Find each line in the following listing that has the string "unused", then state the count and nothing else.

------ DATA EXTRACTS

template <bool EXACT> __device__ void marg_body(const Batch &B, int s, int *scratch, double *sred, unsigned char *smem_marg) {
    const int t = threadIdx.x, nt = blockDim.x;
    Ctx c = make_ctx(B, s);
    const DevCfg &C = *B.cfg;
    const vio_config &cfg = C.c;
    BeSeq &be = *c.be;
    if (!be.do_marg || be.rebooted || be.frame_count < c.W) return;
    const int W = c.W, W1 = W + 1, n = c.NPR;
    const double eps = 1e-8;
    __shared__ Params X;
    __shared__ double sdx[6 * VIO_MAXW + 16], srp[6 * VIO_MAXW + 16];
    __shared__ double cs[VIO_MAXW * 3 + 10], sn[VIO_MAXW * 3 + 10];
    __shared__ int pp[VIO_MAXW * 3 + 10], qq[VIO_MAXW * 3 + 10];
    __shared__ double A15[225], V15[225], Pinv[225];
    __shared__ int newpresent[VIO_MAXW + 3];
    const bool second_new = be.marginalization_flag != 0;
// ... 10 lines not shown
        quat q = R2q(ldm(be.Rs[i]));
        X.pose[i * 7 + 3] = q.x; X.pose[i * 7 + 4] = q.y; X.pose[i * 7 + 5] = q.z; X.pose[i * 7 + 6] = q.w;
        for (int k = 0; k < 3; k++) { X.sb[i * 9 + k] = be.Vs[i][k]; X.sb[i * 9 + 3 + k] = be.Bas[i][k]; X.sb[i * 9 + 6 + k] = be.Bgs[i][k]; }
    }
    if (t == W + 1) {
        X.ex[0] = be.tic[0]; X.ex[1] = be.tic[1]; X.ex[2] = be.tic[2];
        quat q = R2q(ldm(be.ric));
        X.ex[3] = q.x; X.ex[4] = q.y; X.ex[5] = q.z; X.ex[6] = q.w;
        X.td = be.td;
    }
    if (t < W + 3) newpresent[t] = 0;
    __syncthreads();
    if (t <= W) for (int k = 0; k < 7; k++) be.para_Pose[t][k] = X.pose[t * 7 + k];
    const int md = second_new ? 6 : 15;
    const int mq = md + n;
    double *A = c.margA, *b = c.margB;
    for (int i = t; i < mq * mq; i += nt) A[i] = 0;
    for (int i = t; i < mq; i += nt) b[i] = 0;
    __syncthreads();
    const int rS = md + 6 * W, rE = md + 6 * W + 9, rT = md + 6 * W + 15;
    if (be.has_prior) {
        prior_dx(c, X, sdx);
        for (int i = t; i < n; i += nt) {
            double sacc = c.prior_r[i];
            for (int j0 = 0; j0 < n; j0 += 32) {
                double hv[32];
#pragma unroll
                for (int u = 0; u < 32; u++) hv[u] = c.prior_H[(size_t)min(j0 + u, n - 1) * n + i];
#pragma unroll
                for (int u = 0; u < 32; u++) if (j0 + u < n) sacc += hv[u] * sdx[j0 + u];
            }
// ... 21 lines not shown
            }
        }
        for (int a = t; a < n; a += nt) b[pmap(a)] += srp[a];
        if (t < W + 3) {
            const int pres = be.prior_present[t];
            if (t > W) { if (pres) newpresent[t] = 1; }
            else if (second_new) { if (t < W - 1 || t == W) newpresent[t] = pres; }
            else if (t >= 1 && t < W && pres) newpresent[t - 1] = 1;
        }
        __syncthreads();
    }
    PH(16);
    if (!second_new) {
        PreInt &p1 = c.pre[be.pre_idx[1]];
        if (cfg.use_imu && bf::imu_marg_uses(p1)) {
            double *Jw = c.pairblk;
            double *raw = c.imu_raw;
            if ((t & 63) == 0) for (int part = t >> 6; part < 5; part += nt >> 6) {
                double unused = 0;
                bf::imu_work_item(p1, false, ld3(be.g), &X.pose[0], &X.sb[0], &X.pose[7], &X.sb[9], part, true, raw, unused);
            }
            __syncthreads();
            for (int w = t; w < 450; w += nt) {
                int r = w / 30, col = w - r * 30;
                double sacc = 0;
                for (int k = 0; k <= r; k++) sacc += p1.sqrt_info[r * 15 + k] * raw[k * 31 + col];
                Jw[w] = sacc;
            }
            __syncthreads();
            for (int w = t; w < 930; w += nt) {
                int a = w / 31, bb = w - a * 31;
// ... 110 lines not shown
                        int lm = min(kk, K - 1) >> 1, sub = kk & 1;
                        const double *Jr = c.res + (size_t)(lm * per + j - 1) * 42;
                        double v0 = Jr[sub * 20 + li];
                        double v1 = Jr[li < 3 ? sub * 20 + 16 + li : 40 + sub];
                        x0[u] = valid ? v0 : 0.0;
                        x1[u] = (valid && li < 4) ? v1 : 0.0;
                    }
#pragma unroll
                    for (int u = 0; u < 16; u++) {
                        if (k0 + 16 * (u >> 2) >= K) break;
                        a00 = __builtin_amdgcn_mfma_f64_16x16x4f64(x0[u], x0[u], a00, 0, 0, 0);
                        a10 = __builtin_amdgcn_mfma_f64_16x16x4f64(x1[u], x0[u], a10, 0, 0, 0);
                        a11 = __builtin_amdgcn_mfma_f64_16x16x4f64(x1[u], x1[u], a11, 0, 0, 0);
                    }
                }
                double *out = c.pairblk + (size_t)(j - 1) * 210;
#pragma unroll
                for (int r = 0; r < 4; r++) {
                    int row = lk + 4 * r, col = li;
                    if (col <= row) out[sym_idx(col, row)] = a00[r];
                    if (row < 4) out[sym_idx(col, 16 + row)] = a10[r];
                    if (row < 4 && col < 4 && col <= row) out[sym_idx(16 + col, 16 + row)] = a11[r];
                }
            }
        }
        if (!exact) for (int li = t; li < F0c; li += nt) { double d = c.Hll[li]; c.Hll[li] = d > eps ? 1.0 / d : 0.0; }
        __syncthreads();
        PH(24);
        __shared__ signed char qfr[6 * VIO_MAXW + 40], qlc[6 * VIO_MAXW + 40];
        __shared__ double sub_part[4][6 * VIO_MAXW + 40];
        for (int a = t; a <= mq; a += nt) {
// ... 15 lines not shown
        for (int w0 = t; w0 < mq * (mq + 1); w0 += 4 * nt) {
            bool use[4], multi[4], rhs[4];
            int dst[4], row[4], sidx[4];
            double pv[4], av[4];
#pragma unroll
            for (int u = 0; u < 4; u++) {
                const int w = min(w0 + u * nt, mq * (mq + 1) - 1);
                const int a = w / (mq + 1), bb = w - a * (mq + 1);
                const int fa = qfr[a], fb = qfr[bb];
                const int la = qlc[a], lb = qlc[bb];
                use[u] = w0 + u * nt < mq * (mq + 1) && fa >= 0 && fb >= 0 && !(fa > 0 && fb > 0 && fa != fb);
                multi[u] = use[u] && fa == 0 && fb == 0;
                rhs[u] = bb == mq; row[u] = a; dst[u] = a * mq + bb;
                sidx[u] = sym_idx(la, lb);
                const int f1 = fa > 0 ? fa : (fb > 0 ? fb : 1);
                pv[u] = use[u] ? c.pairblk[(size_t)(f1 - 1) * 210 + sidx[u]] : 0.0;
                av[u] = use[u] ? (rhs[u] ? b[a] : A[dst[u]]) : 0.0;
            }
#pragma unroll
            for (int u = 0; u < 4; u++) {
                if (!use[u]) continue;
                double sacc = pv[u];
                if (multi[u]) {
                    double fv[VIO_MAXW];
#pragma unroll
                    for (int j = 0; j < VIO_MAXW; j++) fv[j] = c.pairblk[(size_t)min(j, W - 1) * 210 + sidx[u]];
                    sacc = 0;
#pragma unroll
                    for (int j = 0; j < VIO_MAXW; j++) if (j < W) sacc += fv[j];
                }
                if (!rhs[u]) A[dst[u]] = av[u] + sacc;
                else b[row[u]] = av[u] + (sacc - ((sub_part[0][row[u]] + sub_part[1][row[u]]) + (sub_part[2][row[u]] + sub_part[3][row[u]])));
            }
        }
        __syncthreads();
        PH(25);
        if (!exact) {
            const int lane = t & 63, wave = t >> 6, nw = nt >> 6, li = lane & 15, lk = lane >> 4;
            const int nbq = (mq + 15) >> 4, ntile = nbq * (nbq + 1) / 2;
            for (int tile = wave; tile < ntile; tile += nw) {
                int ti, tj;
// ... 59 lines not shown
        __syncthreads();
    }
    if (VIO_TIMERS && s == 0 && t == 0 && pinv_direct) B.timings[26] += 1.0f;
    PH(36);
    double *T1 = (double *)smem_marg, *Amr = T1 + (size_t)n * md;
    for (int w = t; w < n * md; w += nt) {
        int i = w / md, j = w - i * md;
        double sacc = 0;
        for (int k = 0; k < md; k++) sacc += A[(md + i) * mq + k] * Pinv[k * md + j];
        T1[w] = sacc;
        const int k2 = w / n, j2 = w - k2 * n;
        Amr[w] = A[k2 * mq + md + j2];
    }
    __syncthreads();
    PH(37);
    double *Ar = c.margV;
    double *br = c.vec;
    for (int w0 = t; w0 < n * n; w0 += 8 * nt) {
        double av[8];
#pragma unroll
        for (int u = 0; u < 8; u++) { const int w = min(w0 + u * nt, n * n - 1), i = w / n, j = w - i * n; av[u] = A[(md + i) * mq + md + j]; }
#pragma unroll
        for (int u = 0; u < 8; u++) {
            const int w = w0 + u * nt;
            if (w >= n * n) break;
            const int i = w / n, j = w - i * n;
            double tt = av[u];
            for (int k = 0; k < md; k++) tt -= T1[i * md + k] * Amr[k * n + j];
            Ar[w] = tt;
        }
    }
    for (int i = t; i < n; i += nt) {
        double sacc = b[md + i];
        for (int k = 0; k < md; k++) sacc -= T1[i * md + k] * b[k];
        br[i] = sacc;
    }
    __syncthreads();
    PH(21);
    if (lit2) {
        __shared__ int cert_bad;
        if (t == 0) cert_bad = pinv_direct ? 0 : 1;
        __syncthreads();
        double n_t = 0, n_d = 0, n_db = 0;
        if (!second_new) {
// ... 19 lines not shown
        n_s = block_sum(n_s, sred);
        __syncthreads();
        if (t == 0) {
            const double bound = sqrt(n_s) + 2.0 * sqrt(n_t) + sqrt(n_d) + sqrt(n_db) * sqrt(n_t);
            const bool certified = !cert_bad && isfinite(bound) && bound > 0.0 && 1.0 / bound > 1e-7;
            be.dbg[11] = certified ? 1 : 0;
            if (!certified) be.dbg[12] += 1;
        }
        __syncthreads();
        const int sw2 = marg_literal_prior(c, be, Ar, br, n, c.margW, A, sred, smem_marg);
        if (t == 0) { be.dbg[0] = sw2; be.dbg[2] = second_new ? 1 : 0; be.dbg[4] = md; }
    } else {
    for (int w0 = t; w0 < n * n; w0 += 8 * nt) {
        double x[8], y[8];
#pragma unroll
        for (int u = 0; u < 8; u++) { const int w = min(w0 + u * nt, n * n - 1), i = w / n, j = w - i * n; x[u] = Ar[i * n + j]; y[u] = Ar[j * n + i]; }
#pragma unroll
        for (int u = 0; u < 8; u++) if (w0 + u * nt < n * n) c.prior_H[w0 + u * nt] = 0.5 * (x[u] + y[u]);
    }
    for (int i = t; i < n; i += nt) c.prior_r[i] = br[i];
    PH(38);
    {
        __shared__ __attribute__((aligned(16))) double cq_x[EIG_LD + 16];
        __shared__ double cq_dinv[EIG_LD + 16];
        __shared__ int cq_flag;
        const int nbq = (n + 15) >> 4;
        double *T = (double *)smem_marg;
        double dmax = 0;
        for (int i = t; i < n; i += nt) dmax = fmax(dmax, fabs(Ar[i * n + i]));
        dmax = block_max(dmax, sred);
        const double delta = 64.0 * 2.220446049250313e-16 * (double)n * dmax;
        const int ntl = nbq * (nbq + 1) / 2 * 256;
        for (int w0 = t; w0 < ntl; w0 += 4 * nt) {
            double x[4], y[4];
            int ii[4], jj[4], dd[4];
#pragma unroll
            for (int u = 0; u < 4; u++) {
                const int w = min(w0 + u * nt, ntl - 1);
                int tile = w >> 8, e = w & 255, r = e >> 4, cc = e & 15, ti, tj;
                tri_decode(tile, ti, tj);
                const int i = 16 * ti + r, j = 16 * tj + cc, ic = min(i, n - 1), jc = min(j, n - 1);
                ii[u] = i; jj[u] = j; dd[u] = tl_idx(ti, tj, r, cc);
                x[u] = Ar[ic * n + jc]; y[u] = Ar[jc * n + ic];
            }
#pragma unroll
            for (int u = 0; u < 4; u++) {
                if (w0 + u * nt >= ntl) break;
                const int i = ii[u], j = jj[u];
                T[dd[u]] = (i < n && j < n) ? 0.5 * (x[u] + y[u]) + (i == j ? delta : 0.0) : (i == j ? 1.0 : 0.0);
            }
        }
        for (int i = t; i < 16 * nbq; i += nt) cq_x[i] = i < n ? br[i] : 0.0;
        __syncthreads();
        PH(39);
        double c0 = 0;
        if (dmax > 0 && chol_tiles(T, nbq, &cq_flag, cq_dinv, nullptr, cq_x)) {
            double acc = 0;
            for (int i = t; i < n; i += nt) acc += cq_x[i] * cq_x[i];
// ... 73 lines not shown
    for (int w = t; w < n * n; w += nt) {
        int k = w / n, i = w - k * n;
        double wv = ev_d[k];
        double S = wv > eps ? wv : 0.0;
        c.prior_J[w] = sqrt(S) * Vv[i * ldj + k];
    }
    for (int k = t; k < n; k += nt) {
        double wv = ev_d[k];
        double Sinv = wv > eps ? 1.0 / wv : 0.0;
        double vb = 0;
        for (int i = 0; i < n; i++) vb += Vv[i * ldj + k] * br[i];
        c.prior_rf[k] = sqrt(Sinv) * vb;
    }
}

------------

### TASK SOLUTION
2